• Activity: Retype, exactly as they appear below, the lines between the line holding "const size_t tail_bytes" and the line holding "7, true, 2, false>);", both ends included.

• Source material:
int nlmeans_core_launch(int devid, const float4 *in, float4 *out, int width, int height, const nlm_core_params_t &p)
{
  if(p.band && (p.band->frame_h <= 0 || p.band->row0 < 0 || p.band->row1 > p.band->frame_h || p.band->row0 >= p.band->row1))
    return DT_HIP_INVALID_ARG;
  if(width <= 0 || height <= 0) return DT_HIP_SUCCESS;
  if(p.patch_radius < 0 || p.patch_radius > 16 || p.search_radius < 0 || p.search_radius > 32)
  {
    set_last_error("nlmeans: patch radius %d / search radius %d outside the device limits (16 / 32)", p.patch_radius,
                   p.search_radius);
    return DT_HIP_INVALID_ARG;
  }
  const int K = p.search_radius;
  std::vector<int2> patches;
  int max_shift = 0;
  for(int ri = -K; ri <= K; ri++)
    for(int ci = -K; ci <= K; ci++)
    {
      const int r = scatter(p.scale, p.scattering, ri, ci), c = scatter(p.scale, p.scattering, ci, ri);
      patches.push_back(make_int2(r, c));
      max_shift = std::max(max_shift, std::max(abs(r), abs(c)));
    }
  nlm_args a;
  memset(&a, 0, sizeof(a));
  const band_view_t *const bv = p.band;
  if(bv) height = bv->frame_h;
  a.W = width;
  a.H = height;
  a.chk_h = slice_height(height);
  a.chk_w = slice_width(width);
  a.nchx = (width + a.chk_w - 1) / a.chk_w;
  a.cy0 = bv ? bv->row0 / a.chk_h : 0;
  a.out_row0 = bv ? bv->row0 : 0;
  a.out_row1 = bv ? bv->row1 : height;
  const int nchy = bv ? (bv->row1 + a.chk_h - 1) / a.chk_h - a.cy0 : (height + a.chk_h - 1) / a.chk_h;
  if(bv)
  {
    in -= (size_t)bv->buf_row0 * width;
    out -= (size_t)bv->row0 * width;
  }
  a.radius = p.patch_radius;
  a.npatch = (int)patches.size();
  a.cs_pitch = (a.chk_w + 2 * a.radius + 1) | 1;
  a.wt_pitch = (a.chk_w + 16) | 1;
  a.zc = p.band ? nullptr : p.cell_out;
  a.zc_sigma_r = p.cell_sigma_r;
  a.zc_size_z = p.cell_size_z;
  a.sharpness = p.sharpness;
  a.center_weight = p.center_weight;
  a.cpn = p.center_weight * (2 * p.patch_radius + 1) * (2 * p.patch_radius + 1);
  for(int k = 0; k < 3; k++) a.norm[k] = p.norm[k];
  a.luma = p.luma;
  a.chroma = p.chroma;
  a.skip_blend = (p.luma == 1.0 && p.chroma == 1.0);
  if(a.chk_w * a.chk_h > NLM_THREADS * MAX_PX_PER_THREAD || a.chk_h > NLM_THREADS
     || a.chk_w + 2 * a.radius + 1 > CS_LANES)
  {
    set_last_error("nlmeans: chunk %d x %d exceeds the kernel's accumulator budget", a.chk_w, a.chk_h);
    return DT_HIP_DEFAULT_ERROR;
  }
  a.reach = a.radius + 1 + max_shift;
  a.win_pitch = (a.chk_w + 2 * a.reach) | 1;
  const size_t pipe_bytes = ((size_t)2 * a.chk_h * NLP_TP + 16 * NLP_TP + 64
                             + (size_t)(a.chk_h + 2 * a.reach) * 3 * NLP_WP) * sizeof(float);
  const bool pipelined = pipe_bytes <= 160 * 1024 && a.chk_w + 2 * a.reach <= NLP_WP && a.chk_h <= NLP_SERIAL / 2
                         && a.chk_w + 2 * a.radius + 1 <= NLP_TP && a.chk_w * a.chk_h <= NLP_PAR * NLP_PX;
  const size_t table_bytes = ((size_t)(a.chk_h + 16) * a.cs_pitch + (size_t)a.chk_h * a.wt_pitch + 64) * sizeof(float);
  const size_t window_bytes = (size_t)3 * (a.chk_h + 2 * a.reach) * a.win_pitch * sizeof(float);
  const bool staged = table_bytes + window_bytes <= 160 * 1024;
  const size_t lds_bytes = pipelined ? pipe_bytes : table_bytes + (staged ? window_bytes : 0);
  hipStream_t s = stream_of(devid);
  const void *const fn = pipelined ? (const void *)nlm_chunks_pipelined
                                   : (staged ? (const void *)nlm_chunks<true> : (const void *)nlm_chunks<false>);
  if(lds_bytes > 64 * 1024)
    ANSEL_HIP_CHECK(hipFuncSetAttribute(fn, hipFuncAttributeMaxDynamicSharedMemorySize, (int)lds_bytes));
  const int S2 = 2 * a.radius + 1, ncol2 = a.chk_w + 2 * a.radius;
  const bool tight = a.chk_w + 2 * a.reach <= NL2_WP_TIGHT && ncol2 + 1 <= NL2_TP_TIGHT && measuring_env("ANSEL_NLM2_LAYOUT") == nullptr;
  const int WP2 = tight ? NL2_WP_TIGHT : NL2_WP_LOOSE, TP2 = tight ? NL2_TP_TIGHT : NL2_TP_LOOSE;
  const bool deep = nlm2::lds_floats(4, a.chk_h, a.reach, a.npatch, WP2, TP2) * sizeof(float) <= 160 * 1024 && a.chk_h <= 64
                    && measuring_env("ANSEL_NLM2_DEEP") == nullptr;
  const size_t v2_bytes = std::max(nlm2::lds_floats(deep ? 4 : 2, a.chk_h, a.reach, a.npatch, WP2, TP2) * sizeof(float), pipe_bytes);
  const bool center = !(p.center_weight < 0);
  bool v2 = pipelined && a.radius >= 1 && a.radius <= 3 && ncol2 * S2 <= NL2_PAR
            && a.chk_w * a.chk_h <= NL2_PAR * NL2_PX && a.chk_w + 2 * a.reach <= WP2 && ncol2 + 1 <= TP2 && a.npatch <= 4096
            && a.chk_h <= NL2_SERIAL / 2 && v2_bytes <= 160 * 1024 && measuring_env("ANSEL_HIP_NLM_V1") == nullptr;
  if(v2)
  {
    const int nseg = NL2_PAR / (ncol2 * S2), m0 = (a.chk_h - 2) / S2 + 1;
    v2 = (m0 + nseg - 1) / nseg <= NL2_MSEG;
  }
  int ndx3 = 0;
  const bool force_v2 = dispatch_override(DISPATCH_NLM_V2) || measuring_env("ANSEL_HIP_NLM_V2") != nullptr;
  const bool p1 = a.radius == 1;
  const float cden = 1.0f + p.center_weight;
  const bool center_ok = !center || (cden >= 1.0f && cden <= 1048576.0f && p.sharpness >= 0x1p-60f && p.sharpness <= 0x1p60f);
  const bool v3 = v2 && center_ok && (p1 ? nlm3::fits<9, 7, 1>(a.chk_w, a.chk_h, a.radius, a.reach) : nlm3::fits<9, 6>(a.chk_w, a.chk_h, a.radius, a.reach))
                  && nlm3::regular_grid(patches.data(), a.npatch, &ndx3) && !force_v2;
  const size_t v3_bytes = std::max((p1 ? nlm3::lds_floats<9, 1>(a.chk_h, a.reach) : nlm3::lds_floats<9>(a.chk_h, a.reach)) * sizeof(float), pipe_bytes);
  const size_t v4_bytes = std::max((p1 ? nlm3::lds_floats_fused<9, 1>(a.chk_h, a.reach) : nlm3::lds_floats_fused<9>(a.chk_h, a.reach)) * sizeof(float), pipe_bytes);
  const char *const fused_env = measuring_env("ANSEL_HIP_NLM_FUSED");
  const bool force_fused = dispatch_override(DISPATCH_NLM_FUSED) || (fused_env && atoi(fused_env) != 0);
  const bool v4 = v2 && center_ok
                  && (p1 ? nlm3::fits_fused<9, 7, 1>(a.chk_w, a.chk_h, a.radius, a.reach) : nlm3::fits_fused<9, 7>(a.chk_w, a.chk_h, a.radius, a.reach))
                  && nlm3::regular_grid(patches.data(), a.npatch, &ndx3)
                  && v4_bytes <= 160 * 1024 && !force_v2 && (force_fused || !(v3 && v3_bytes <= 160 * 1024));
  typedef void (*nlm3_kernel_t)(const float4 *, float4 *, nlm_args, const int2 *, const int *, int, int);
  typedef void (*nlm4_kernel_t)(const float4 *, float4 *, nlm_args, const int2 *, const int *, int, int, float *);
  const nlm3_kernel_t k3 = p1 ? (center ? nlm_chunks_v3<9, 7, 1, true> : nlm_chunks_v3<9, 7, 1, false>)
                              : (center ? nlm_chunks_v3<9, 6, 2, true> : nlm_chunks_v3<9, 6, 2, false>);
  const nlm4_kernel_t k4 = p1 ? (center ? nlm_chunks_v4<9, 7, false, 1, true> : nlm_chunks_v4<9, 7, false, 1, false>)
                              : (center ? nlm_chunks_v4<9, 7, false, 2, true> : nlm_chunks_v4<9, 7, false, 2, false>);
  static_assert(NLT_HEAD_ROWS == nlm3::TALL_HEAD && NLT_SEED_PITCH == nlm3::TALL_SEED_PITCH, "head and tail share the export's layout");
  const size_t tall_bytes = std::max((p1 ? nlm3::lds_floats_fused<9, 1>(NLT_HEAD_ROWS, a.reach) : nlm3::lds_floats_fused<9>(NLT_HEAD_ROWS, a.reach)) * sizeof(float), pipe_bytes);
  const size_t tail_bytes = nlmt::lds_floats(a.chk_h - NLT_HEAD_ROWS, a.reach, a.npatch) * sizeof(float);
  bool tall = v2 && center_ok && !v3 && !v4 && !force_v2
                    && (p1 ? nlmt::fits<1>(a.chk_w, a.chk_h, a.radius, a.reach, a.npatch) && nlm3::fits_fused<9, 7, 1>(a.chk_w, NLT_HEAD_ROWS, a.radius, a.reach)
                           : nlmt::fits<2>(a.chk_w, a.chk_h, a.radius, a.reach, a.npatch) && nlm3::fits_fused<9, 7>(a.chk_w, NLT_HEAD_ROWS, a.radius, a.reach))
                    && nlm3::regular_grid(patches.data(), a.npatch, &ndx3)
                    && tall_bytes <= 160 * 1024 && tail_bytes <= 64 * 1024;
  const nlm4_kernel_t k4t = p1 ? (center ? nlm_chunks_v4<9, 7, true, 1, true> : nlm_chunks_v4<9, 7, true, 1, false>)
                               : (center ? nlm_chunks_v4<9, 7, true, 2, true> : nlm_chunks_v4<9, 7, true, 2, false>);
  typedef void (*nlmt_kernel_t)(const float4 *, float4 *, nlm_args, const int2 *, const int *, int, const float *);
  const nlmt_kernel_t kt_ring = p1 ? (center ? nlm_tail<true, 1, true> : nlm_tail<true, 1, false>) : (center ? nlm_tail<true, 2, true> : nlm_tail<true, 2, false>);
  const nlmt_kernel_t kt_in = p1 ? (center ? nlm_tail<false, 1, true> : nlm_tail<false, 1, false>) : (center ? nlm_tail<false, 2, true> : nlm_tail<false, 2, false>);
  static_assert(NL2_SERIAL == NLP_SERIAL && NL2_THREADS == NLM_THREADS && NL3_THREADS == NLM_THREADS,
                "nlm_chunks_v2 / _v3 share the launch shape of nlm_chunks_pipelined");
  nlm2_kernel_t k2 = nullptr;
  const int nchunks = a.nchx * nchy;
  std::vector<int> order;
  int n_border = 0;
  if(v2)
  {
    k2 = a.radius == 1 ? nlm2_kernel_of<1>(tight, deep, center)
                       : (a.radius == 2 ? nlm2_kernel_of<2>(tight, deep, center) : nlm2_kernel_of<3>(tight, deep, center));
#ifdef ANSEL_HIP_MEASURING
    if(a.radius == 2 && tight && deep && measuring_env("ANSEL_NLM2_TIMED")) k2 = nlm_chunks_v2_timed;
#endif
    if(v2_bytes > 64 * 1024)
      ANSEL_HIP_CHECK(hipFuncSetAttribute((const void *)k2, hipFuncAttributeMaxDynamicSharedMemorySize, (int)v2_bytes));
    const char *const var_env = measuring_env("ANSEL_NLM2_VARIANT");
    a.variant = var_env ? atoi(var_env) : 0;
    order.resize(nchunks);
    std::vector<int> inner;
    inner.reserve(nchunks);
    for(int c = 0; c < nchunks; c++)
    {
      const int cyl = c / a.nchx, cx = c - cyl * a.nchx, cy = cyl + a.cy0;
      const int top = cy * a.chk_h, left = cx * a.chk_w;
      const int bot = std::min(top + a.chk_h, a.H), right = std::min(left + a.chk_w, a.W);
      const bool interior = top >= a.reach && bot + a.reach <= a.H && left >= a.reach && right + a.reach <= a.W
                            && bot - top == a.chk_h && right - left == a.chk_w;
      if(interior) inner.push_back(c);
      else order[n_border++] = c;
    }
    std::copy(inner.begin(), inner.end(), order.begin() + n_border);
  }
  const size_t patch_bytes = patches.size() * sizeof(int2), order_bytes = order.size() * sizeof(int);
  std::vector<unsigned char> host_blob(patch_bytes + order_bytes);
  memcpy(host_blob.data(), patches.data(), patch_bytes);
  if(order_bytes) memcpy(host_blob.data() + patch_bytes, order.data(), order_bytes);
  const dev_buf_t patches_buf = dev_buf_t::alloc(devid, host_blob.size());
  int2 *const dev_patches = patches_buf.as<int2>();
  if(!dev_patches) return DT_HIP_SYSMEM_ALLOCATION;
  if(const int uerr = upload_small(devid, dev_patches, host_blob.data(), host_blob.size()); uerr != DT_HIP_SUCCESS) return uerr;
  const int *const dev_order = (const int *)((const unsigned char *)dev_patches + patch_bytes);
  dev_buf_t seeds_buf;
  if(tall)
  {
    seeds_buf = dev_buf_t::alloc(devid, (size_t)nchunks * a.npatch * NLT_SEED_PITCH * sizeof(float));
    if(!seeds_buf) tall = false;
  }
  float *const seeds = seeds_buf.as<float>();
  hipError_t attr_err = hipSuccess;
  if(tall)
    attr_err = hipFuncSetAttribute((const void *)k4t, hipFuncAttributeMaxDynamicSharedMemorySize, (int)tall_bytes);
  else if(v4)
    attr_err = hipFuncSetAttribute((const void *)k4, hipFuncAttributeMaxDynamicSharedMemorySize, (int)v4_bytes);
  else if(v3 && v3_bytes <= 160 * 1024)
    attr_err = hipFuncSetAttribute((const void *)k3, hipFuncAttributeMaxDynamicSharedMemorySize, (int)v3_bytes);
  if(attr_err != hipSuccess)
  {
    set_last_error("%s:%d hipFuncSetAttribute(nlm_chunks): %s", __FILE__, __LINE__, hipGetErrorString(attr_err));
    return DT_HIP_DEFAULT_ERROR;
  }
  {
    const bool third = v3 && v3_bytes <= 160 * 1024;
    g_nlm_last[0] = tall ? NLM_BODY_TALL : v4 ? NLM_BODY_V4 : third ? NLM_BODY_V3 : v2 ? NLM_BODY_V2
                    : pipelined ? NLM_BODY_PIPELINED : staged ? NLM_BODY_STAGED : NLM_BODY_GLOBAL;
    g_nlm_last[1] = tight;
    g_nlm_last[2] = deep;
    g_nlm_last[3] = a.radius;
    g_nlm_last[4] = a.npatch;
    g_nlm_last[5] = a.reach;
    g_nlm_last[6] = n_border;
    g_nlm_last[7] = nchunks;
  }
  {
    launch_scope ls(devid, "nlm_chunks");
    const unsigned grid = (unsigned)nchunks;
    if(tall)
      k4t<<<grid, NL3_THREADS, tall_bytes, s>>>(in, out, a, dev_patches, dev_order, n_border, ndx3, seeds);
    else if(v4)
      k4<<<grid, NL3_THREADS, v4_bytes, s>>>(in, out, a, dev_patches, dev_order, n_border, ndx3, nullptr);
    else if(v3 && v3_bytes <= 160 * 1024)
      k3<<<grid, NL3_THREADS, v3_bytes, s>>>(in, out, a, dev_patches, dev_order, n_border, ndx3);
    else if(v2)
      k2<<<grid, NL2_THREADS, v2_bytes, s>>>(in, out, a, dev_patches, dev_order, n_border);
    else if(pipelined)
      nlm_chunks_pipelined<<<grid, NLM_THREADS, lds_bytes, s>>>(in, out, a, dev_patches);
    else if(staged)
      nlm_chunks<true><<<grid, NLM_THREADS, lds_bytes, s>>>(in, out, a, dev_patches);
    else
      nlm_chunks<false><<<grid, NLM_THREADS, lds_bytes, s>>>(in, out, a, dev_patches);
  }
  int err = check_launch("nlm_chunks");
  if(err == DT_HIP_SUCCESS && tall)
  {
    launch_scope ls(devid, "nlm_tail");
    if(n_border > 0) kt_ring<<<(unsigned)n_border, NLT_THREADS, tail_bytes, s>>>(in, out, a, dev_patches, dev_order, 0, seeds);
    if(nchunks > n_border)
      kt_in<<<(unsigned)(nchunks - n_border), NLT_THREADS, tail_bytes, s>>>(in, out, a, dev_patches, dev_order, n_border, seeds);
    err = check_launch("nlm_tail");
  }
  return err;
}

}

extern "C" {

int dt_hip_test_nlm_last(int out[8])
{
  if(!out) return DT_HIP_INVALID_ARG;
  memcpy(out, ansel::g_nlm_last, sizeof(ansel::g_nlm_last));
  return DT_HIP_SUCCESS;
}

int dt_hip_iop_nlmeans_process(int devid, const dt_hip_piece_t *piece, const dt_hip_nlmeans_data_t *d,
                               dt_hip_mem_t dev_in, dt_hip_mem_t dev_out)
{
  return nlmeans_process_band(devid, piece, d, nullptr, dev_in, dev_out);
}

• Output of the exercise:
  const size_t tail_bytes = nlmt::lds_floats(a.chk_h - NLT_HEAD_ROWS, a.reach, a.npatch) * sizeof(float);
  bool tall = v2 && center_ok && !v3 && !v4 && !force_v2
                    && (p1 ? nlmt::fits<1>(a.chk_w, a.chk_h, a.radius, a.reach, a.npatch) && nlm3::fits_fused<9, 7, 1>(a.chk_w, NLT_HEAD_ROWS, a.radius, a.reach)
                           : nlmt::fits<2>(a.chk_w, a.chk_h, a.radius, a.reach, a.npatch) && nlm3::fits_fused<9, 7>(a.chk_w, NLT_HEAD_ROWS, a.radius, a.reach))
                    && nlm3::regular_grid(patches.data(), a.npatch, &ndx3)
                    && tall_bytes <= 160 * 1024 && tail_bytes <= 64 * 1024;
  const nlm4_kernel_t k4t = p1 ? (center ? nlm_chunks_v4<9, 7, true, 1, true> : nlm_chunks_v4<9, 7, true, 1, false>)
                               : (center ? nlm_chunks_v4<9, 7, true, 2, true> : nlm_chunks_v4<9, 7, true, 2, false>);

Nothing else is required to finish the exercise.